-- Work instruction --
Give back every line of the material below that has the string "sizeof".

== Segment start ==

# ultralytics/yolov3

Measured on AMD Instinct MI355X. Metric: images/sec (640x640) inference+NMS, higher is better.
Workload: dtype f16; 1 GPU; yolov3 inference 640x640 batch=32/GPU fp16 nc=80 + NMS(conf 0.001, iou 0.6, multi_label, max_det 300) [BASELINE configs[1]]; global_batch=32, parallelism=replicas x1 (no data-path collective)

## Files before the change

### yolov3_amd/csrc/api.cpp

```cpp
#include <atomic>
#include <mutex>
#include <stdarg.h>
#include <stdio.h>
#include <stdlib.h>
#include <string.h>

#include "../../include/yolov3_hip.h"
#include "y3_knobs.h"

static thread_local char g_err[512] = "";

void y3_set_error(const char* fmt, ...) {
    va_list ap;
    va_start(ap, fmt);
    vsnprintf(g_err, sizeof(g_err), fmt, ap);
    va_end(ap);
}

extern "C" const char* y3_last_error(void) { return g_err; }
extern "C" int y3_abi_version(void) { return Y3_ABI_VERSION; }

namespace {
struct Knob {
    const char* name;
    long long def;
};
const Knob kKnobs[] = {
    {"conv", 0}, {"conv_ahead", 3}, {"bn_nt_bytes", 64ll << 20},
    {"wgrad", 0}, {"wgrad_xcd", 2}, {"dgrad_quad", 1}, {"spp_direct", 0}, {"wgrad_strip", 1}, {"conv_strip", 1},
    {"conv_v10", 1}, {"v10_mp", 0}, {"v10_blocks", 0}, {"v10_half", 2}, {"v10_ksplit", 1}, {"v10_slices", 0},
    {"v10_group", 1}, {"tile_xcd", 1}, {"conv_1x1s", 1}, {"wgrad_patch", 1}, {"wgrad_blocks", 512}, {"nms_sort", 1},
    {"decode_tile", 1}, {"nms_head", 1216},
};
constexpr int kCount = (int)(sizeof(kKnobs) / sizeof(kKnobs[0]));
static_assert(kCount == Y3K_COUNT, "kKnobs and y3_knob_id (y3_common.h) list the same knobs in the same order");
std::atomic<long long> g_val[kCount];
std::once_flag g_once;

int knob_index(const char* key) {
    for (int i = 0; i < kCount; ++i)
        if (key && !strcmp(key, kKnobs[i].name)) return i;
    return -1;
}
void load_defaults() {
    for (int i = 0; i < kCount; ++i) g_val[i].store(kKnobs[i].def, std::memory_order_relaxed);
    const char* e = getenv("Y3_TUNE");
    if (!e) return;
    char buf[512];
    strncpy(buf, e, sizeof(buf) - 1);
    buf[sizeof(buf) - 1] = 0;
    for (char* tok = strtok(buf, ",;"); tok; tok = strtok(nullptr, ",;")) {
        char* eq = strchr(tok, '=');
        if (!eq) continue;
        *eq = 0;
        const int i = knob_index(tok);
        if (i >= 0) g_val[i].store(atoll(eq + 1), std::memory_order_relaxed);
        else fprintf(stderr, "libyolov3_hip: Y3_TUNE names an unknown knob '%s'\n", tok);
    }
}
}

long long y3_knob(int id) {
    std::call_once(g_once, load_defaults);
    return (id >= 0 && id < kCount) ? g_val[id].load(std::memory_order_relaxed) : 0;
}

extern "C" int y3_tune_set(const char* key, int64_t value) {
    std::call_once(g_once, load_defaults);
    const int i = knob_index(key);
    if (i < 0) {
        y3_set_error("y3_tune_set: unknown knob '%s'", key ? key : "(null)");
        return -1;
    }
    g_val[i].store((long long)value, std::memory_order_relaxed);
    return 0;
}

extern "C" int64_t y3_tune_get(const char* key) {
    std::call_once(g_once, load_defaults);
    const int i = knob_index(key);
    if (i < 0) {
        y3_set_error("y3_tune_get: unknown knob '%s'", key ? key : "(null)");
        return INT64_MIN;
    }
    return (int64_t)g_val[i].load(std::memory_order_relaxed);
// ... 7 lines not shown
```

### yolov3_amd/csrc/detect_nms.hip

```cpp
#include "y3_common.h"

#include <rocprim/rocprim.hpp>

#include <atomic>

namespace {

template <typename T>
Y3_DEV float decode_one(float v, int o, int x, int y, float stride, float aw, float ah);

template <typename T>
__global__ __launch_bounds__(256) void decode_kernel(const T* __restrict__ head, int bs, int ny, int nx, int pitch, int na, int no, float aw0, float ah0,
                                                       float aw1, float ah1, float aw2, float ah2, float aw3, float ah3, float aw4, float ah4, float stride,
                                                       T* __restrict__ raw, T* __restrict__ z, long long row_offset, long long total_rows) {
    const int nch = na * no;
    const long long idx = (long long)blockIdx.x * 256 + threadIdx.x;
    const long long total = (long long)bs * ny * nx * nch;
    if (idx >= total) return;
    const int ch = (int)(idx % nch);
    long long t = idx / nch;
    const int x = (int)(t % nx);
    t /= nx;
    const int y = (int)(t % ny);
    const int b = (int)(t / ny);
// ... 178 lines not shown
            }
        }
        ((uint4*)nxt)[tid] = vnext;
        asm volatile("" ::: "memory");
        if (live) {
            const unsigned off = (unsigned)(a * Pno + f0);
            if (L.raw) *(vec8*)((T*)L.raw + ((long long)it.b * na * Pno + (long long)it.p0 * no) + off) = rv;
            if (want_z) *(vec8*)((T*)job.z + (it.b * zimg + (L.row_offset + (long long)it.p0) * no) + off) = zv;
        }
    };
    const int step = gridDim.x;
    int item = blockIdx.x;
    Item ic = locate(item), i0, i1 = locate(item + step);
    uint4 v0 = load(ic), v1 = load(i1);
    ((uint4*)stage[0])[tid] = v0;
    __syncthreads();
    while (item < job.items) {
        i0 = locate(item + 2 * step);
        v0 = load(i0);
        compute(ic, stage[0], stage[1], v1);
        __syncthreads();
        ic = i1;
        if ((item += step) >= job.items) break;
        i1 = locate(item + 2 * step);
        v1 = load(i1);
        compute(ic, stage[1], stage[0], v0);
        __syncthreads();
        ic = i0;
        item += step;
    }
}

constexpr int IMG_BITS = 11, ORD_BITS = 21, CLS_BITS = 12, RANK_BITS = 15;
constexpr unsigned long long KEY_UNUSED = ~0ull;

struct NmsWs {
    int* row_count;
    int* row_off;
    unsigned* img_maxabs;
    unsigned* img_total;
    unsigned* img_head;
    unsigned* img_kept;
    unsigned long long* key_a;
    unsigned long long* key_b;
    unsigned* val_a;
    unsigned* val_b;
    unsigned long long* key_c;
    unsigned* val_c;
    float4* cbox;
    float* cscore;
    int* ccls;
    float4* sbox;
    unsigned char* keep;
    void* tmp;
    size_t tmp_bytes;
    long long cap;
    int own_sort;
};

template <typename T> Y3_DEV bool gt_thr(float v, float thr_T) { return v > thr_T; }

Y3_DEV bool class_allowed(int c, const int* __restrict__ classes, int ncf) {
    if (ncf == 0) return true;
    bool ok = false;
    for (int i = 0; i < ncf; ++i) ok |= (classes[i] == c);
    return ok;
}

constexpr int NMS_ROW_BATCH = 8;
template <typename T, int MODE>
__global__ __launch_bounds__(256) void nms_candidates_kernel(const T* __restrict__ pred, int bs, int n_rows, int nc, float thr, int multi_label,
                                                               const int* __restrict__ classes, int ncf, NmsWs ws, int* __restrict__ status, int ord_shift) {
    const int lane = threadIdx.x & 63;
    const int chunks_per_img = (n_rows + 63) / 64;
    const long long wave_id = (long long)blockIdx.x * 4 + (threadIdx.x >> 6);
    if (wave_id >= (long long)bs * chunks_per_img) return;
    const int img = (int)(wave_id / chunks_per_img);
    const int r0 = (int)(wave_id % chunks_per_img) * 64;
    const int no = nc + 5;
    const T* __restrict__ base = pred + (long long)img * n_rows * no;

    const int myrow = r0 + lane;
    float obj_l = 0.0f;
    if (myrow < n_rows) obj_l = to_f32<T>(base[(long long)myrow * no + 4]);
    const bool pass_l = (myrow < n_rows) && (obj_l > thr);
    unsigned long long mask = __ballot(pass_l);
    int mycount = 0;
    int myoff = 0;
    if (MODE == 1 && myrow < n_rows) myoff = ws.row_off[(long long)img * n_rows + myrow];
    const long long img_off0 = MODE == 1 ? (long long)ws.row_off[(long long)img * n_rows] : 0;
    float maxabs = 0.0f;

    if (multi_label && nc <= 128) {
        const bool in0 = lane < nc, in1 = 64 + lane < nc;
        const bool ok0 = in0 && class_allowed(lane, classes, ncf), ok1 = in1 && class_allowed(64 + lane, classes, ncf);
        while (mask) {
            int rr[NMS_ROW_BATCH];
            float v0[NMS_ROW_BATCH], v1[NMS_ROW_BATCH], bx[NMS_ROW_BATCH][4];
#pragma unroll
            for (int q = 0; q < NMS_ROW_BATCH; ++q) {
                rr[q] = mask ? __builtin_ctzll(mask) : -1;
                mask &= mask - 1;
            }
#pragma unroll
            for (int q = 0; q < NMS_ROW_BATCH; ++q) {
                const T* __restrict__ rp = base + (long long)(r0 + (rr[q] >= 0 ? rr[q] : rr[0])) * no;
                v0[q] = to_f32<T>(rp[5 + (in0 ? lane : 0)]);
                v1[q] = to_f32<T>(rp[5 + (in1 ? 64 + lane : 0)]);
#pragma unroll
                for (int i = 0; i < 4; ++i) bx[q][i] = MODE == 1 ? to_f32<T>(rp[i]) : 0.0f;
            }
#pragma unroll
            for (int q = 0; q < NMS_ROW_BATCH; ++q) {
                if (rr[q] < 0) break;
                const int r = rr[q];
                const float obj = __shfl(obj_l, r);
                int cnt = 0, off = 0;
                float4 box = make_float4(0.f, 0.f, 0.f, 0.f);
                if (MODE == 1) {
                    off = __shfl(myoff, r);
                    const float hw = rt<T>(bx[q][2] / 2.0f), hh = rt<T>(bx[q][3] / 2.0f);
                    box = make_float4(rt<T>(bx[q][0] - hw), rt<T>(bx[q][1] - hh), rt<T>(bx[q][0] + hw), rt<T>(bx[q][1] + hh));
                }
#pragma unroll
                for (int h = 0; h < 2; ++h) {
                    if (h == 1 && nc <= 64) break;
                    const int c = h * 64 + lane;
                    const float conf = (h ? in1 : in0) ? rt<T>((h ? v1[q] : v0[q]) * obj) : 0.0f;
                    const bool ok = (h ? ok1 : ok0) && (conf > thr);
                    const unsigned long long m = __ballot(ok);
                    if (MODE == 1 && ok) {
                        const int k = cnt + __builtin_popcountll(m & ((1ull << lane) - 1ull));
                        const long long g = (long long)off + k;
                        if (g < ws.cap) {
                            const unsigned ord = (unsigned)((g - img_off0) >> ord_shift);
                            ws.cbox[g] = box;
                            ws.cscore[g] = conf;
                            ws.ccls[g] = c;
                            if (!ws.own_sort) {
                                ws.key_a[g] = ((unsigned long long)img << (32 + ORD_BITS)) | ((unsigned long long)(~__float_as_uint(conf)) << ORD_BITS) |
                                              (unsigned long long)(ord & ((1u << ORD_BITS) - 1u));
                                ws.val_a[g] = (unsigned)g;
                            }
                        } else {
                            status[0] = 1;
                        }
                    }
                    cnt += __builtin_popcountll(m);
                }
                if (MODE == 1 && cnt > 0) {
                    const float m4 = fmaxf(fmaxf(fabsf(box.x), fabsf(box.y)), fmaxf(fabsf(box.z), fabsf(box.w)));
                    maxabs = (m4 == m4) ? fmaxf(maxabs, m4) : INFINITY;
                }
                if (lane == r) mycount = cnt;
            }
        }
    }
    while (mask) {
        const int r = __builtin_ctzll(mask);
        mask &= mask - 1;
        const int row = r0 + r;
        const T* __restrict__ rp = base + (long long)row * no;
        const float obj = __shfl(obj_l, r);
        int cnt = 0;
        float4 box = make_float4(0.f, 0.f, 0.f, 0.f);
        int off = 0;
        if (MODE == 1) {
            off = __shfl(myoff, r);
            const float cx = to_f32<T>(rp[0]), cy = to_f32<T>(rp[1]);
            const float hw = rt<T>(to_f32<T>(rp[2]) / 2.0f), hh = rt<T>(to_f32<T>(rp[3]) / 2.0f);
            box = make_float4(rt<T>(cx - hw), rt<T>(cy - hh), rt<T>(cx + hw), rt<T>(cy + hh));
        }
        if (multi_label) {
            for (int c0 = 0; c0 < nc; c0 += 64) {
                const int c = c0 + lane;
                float conf = 0.0f;
                bool ok = false;
                if (c < nc) {
                    conf = rt<T>(to_f32<T>(rp[5 + c]) * obj);
                    ok = (conf > thr) && class_allowed(c, classes, ncf);
                }
                const unsigned long long m = __ballot(ok);
                if (MODE == 1 && ok) {
                    const int k = cnt + __builtin_popcountll(m & ((1ull << lane) - 1ull));
                    const long long g = (long long)off + k;
                    if (g < ws.cap) {
                        const unsigned ord = (unsigned)((g - img_off0) >> ord_shift);
                        ws.cbox[g] = box;
                        ws.cscore[g] = conf;
                        ws.ccls[g] = c;
                        if (!ws.own_sort) {
                            ws.key_a[g] = ((unsigned long long)img << (32 + ORD_BITS)) | ((unsigned long long)(~__float_as_uint(conf)) << ORD_BITS) |
                                          (unsigned long long)(ord & ((1u << ORD_BITS) - 1u));
                            ws.val_a[g] = (unsigned)g;
                        }
                    } else {
                        status[0] = 1;
                    }
                }
                cnt += __builtin_popcountll(m);
            }
        } else {
            float best = -INFINITY;
            int bi = 0x7fffffff;
            for (int c = lane; c < nc; c += 64) {
                const float conf = rt<T>(to_f32<T>(rp[5 + c]) * obj);
                if (conf > best) { best = conf; bi = c; }
            }
#pragma unroll
            for (int s = 32; s >= 1; s >>= 1) {
                const float ob = __shfl_xor(best, s);
                const int oi = __shfl_xor(bi, s);
                if (ob > best || (ob == best && oi < bi)) { best = ob; bi = oi; }
            }
            const bool ok = (best > thr) && class_allowed(bi, classes, ncf);
            cnt = ok ? 1 : 0;
// ... 232 lines not shown
    const int nb = 1 << bits;
    for (int i = tid; i < nb; i += SORT_WAVES * 64) L.tot[i] = 0u;
    __syncthreads();
    for (int c0 = 0; c0 < cnt; c0 += SORT_WAVES * 64 * 4) {
        uint2 e[4];
#pragma unroll
        for (int u = 0; u < 4; ++u) {
            const int r = c0 + SORT_WAVES * 64 * u + tid;
            e[u] = load(r < cnt ? r : 0);
        }
#pragma unroll
        for (int u = 0; u < 4; ++u)
            if (c0 + SORT_WAVES * 64 * u + tid < cnt && member(e[u].x)) atomicAdd(&L.tot[digit(e[u].x)], 1u);
    }
    __syncthreads();
    if (tid < 64) {
        unsigned v[SORT_NB / 64], sum = 0;
#pragma unroll
        for (int k = 0; k < SORT_NB / 64; ++k) {
            const int d = lane * (SORT_NB / 64) + k;
            v[k] = d < nb ? L.tot[d] : 0u;
            sum += v[k];
        }
        unsigned inc = sum;
#pragma unroll
        for (int d = 1; d < 64; d <<= 1) {
            const unsigned o = __shfl_up(inc, d);
            if (lane >= d) inc += o;
        }
        unsigned run = inc - sum;
#pragma unroll
        for (int k = 0; k < SORT_NB / 64; ++k) {
            if (run < want && run + v[k] >= want) {
                L.cut[0] = (unsigned)(lane * (SORT_NB / 64) + k);
                L.cut[1] = run + v[k];
                L.cut[2] = run;
            }
            run += v[k];
        }
    }
    __syncthreads();
}
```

== Segment end ==

-- Completed exercise --
    vsnprintf(g_err, sizeof(g_err), fmt, ap);
constexpr int kCount = (int)(sizeof(kKnobs) / sizeof(kKnobs[0]));
    strncpy(buf, e, sizeof(buf) - 1);
    buf[sizeof(buf) - 1] = 0;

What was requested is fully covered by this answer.